*** Begin section ***

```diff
@@ -36,6 +37,11 @@
     std::vector<int> dof_act;
     std::vector<int> vf_body;
     std::vector<int> guard_tab;
+    DevLds l_ovl{};
+    TierCap cg_ovl{};
+    size_t lds_bytes_ovl = 0;
+    int ovl_phase1_end = 0;
+    std::vector<int> guard_tab_ovl;
 };
 int plan_batch(const UhcModel* const* models, int n_models, const int32_t* env_model, int n_env, const UhcCtrlDesc* ctrl, const BatchKnobs& knobs,
                BatchPlan* out, std::string* err);
@@ -53,6 +59,7 @@
     bool fixed_cap2;
     int fast_chunk;
     int n_substeps;
+    bool gen_overlap;
 };
 struct FastChunks {
     int chunk;
@@ -67,5 +74,6 @@
     bool queues, waiting, q3, q4, launch4;
     int grid2, grid3, grid4, n_wait, sticky_mask;
     FastChunks fast;
+    bool overlap2;
 };
 StickySizes plan_sticky_step(const StickyInputs& in);
```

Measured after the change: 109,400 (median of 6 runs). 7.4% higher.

*** End section ***

ACTIVITY:
Every record above belongs in the answer, reproduced exactly.

SOLUTION TO THIS PROBLEM:
```diff
@@ -36,6 +37,11 @@
     std::vector<int> dof_act;
     std::vector<int> vf_body;
     std::vector<int> guard_tab;
+    DevLds l_ovl{};
+    TierCap cg_ovl{};
+    size_t lds_bytes_ovl = 0;
+    int ovl_phase1_end = 0;
+    std::vector<int> guard_tab_ovl;
 };
 int plan_batch(const UhcModel* const* models, int n_models, const int32_t* env_model, int n_env, const UhcCtrlDesc* ctrl, const BatchKnobs& knobs,
                BatchPlan* out, std::string* err);
@@ -53,6 +59,7 @@
     bool fixed_cap2;
     int fast_chunk;
     int n_substeps;
+    bool gen_overlap;
 };
 struct FastChunks {
     int chunk;
@@ -67,5 +74,6 @@
     bool queues, waiting, q3, q4, launch4;
     int grid2, grid3, grid4, n_wait, sticky_mask;
     FastChunks fast;
+    bool overlap2;
 };
 StickySizes plan_sticky_step(const StickyInputs& in);
```

Measured after the change: 109,400 (median of 6 runs). 7.4% higher.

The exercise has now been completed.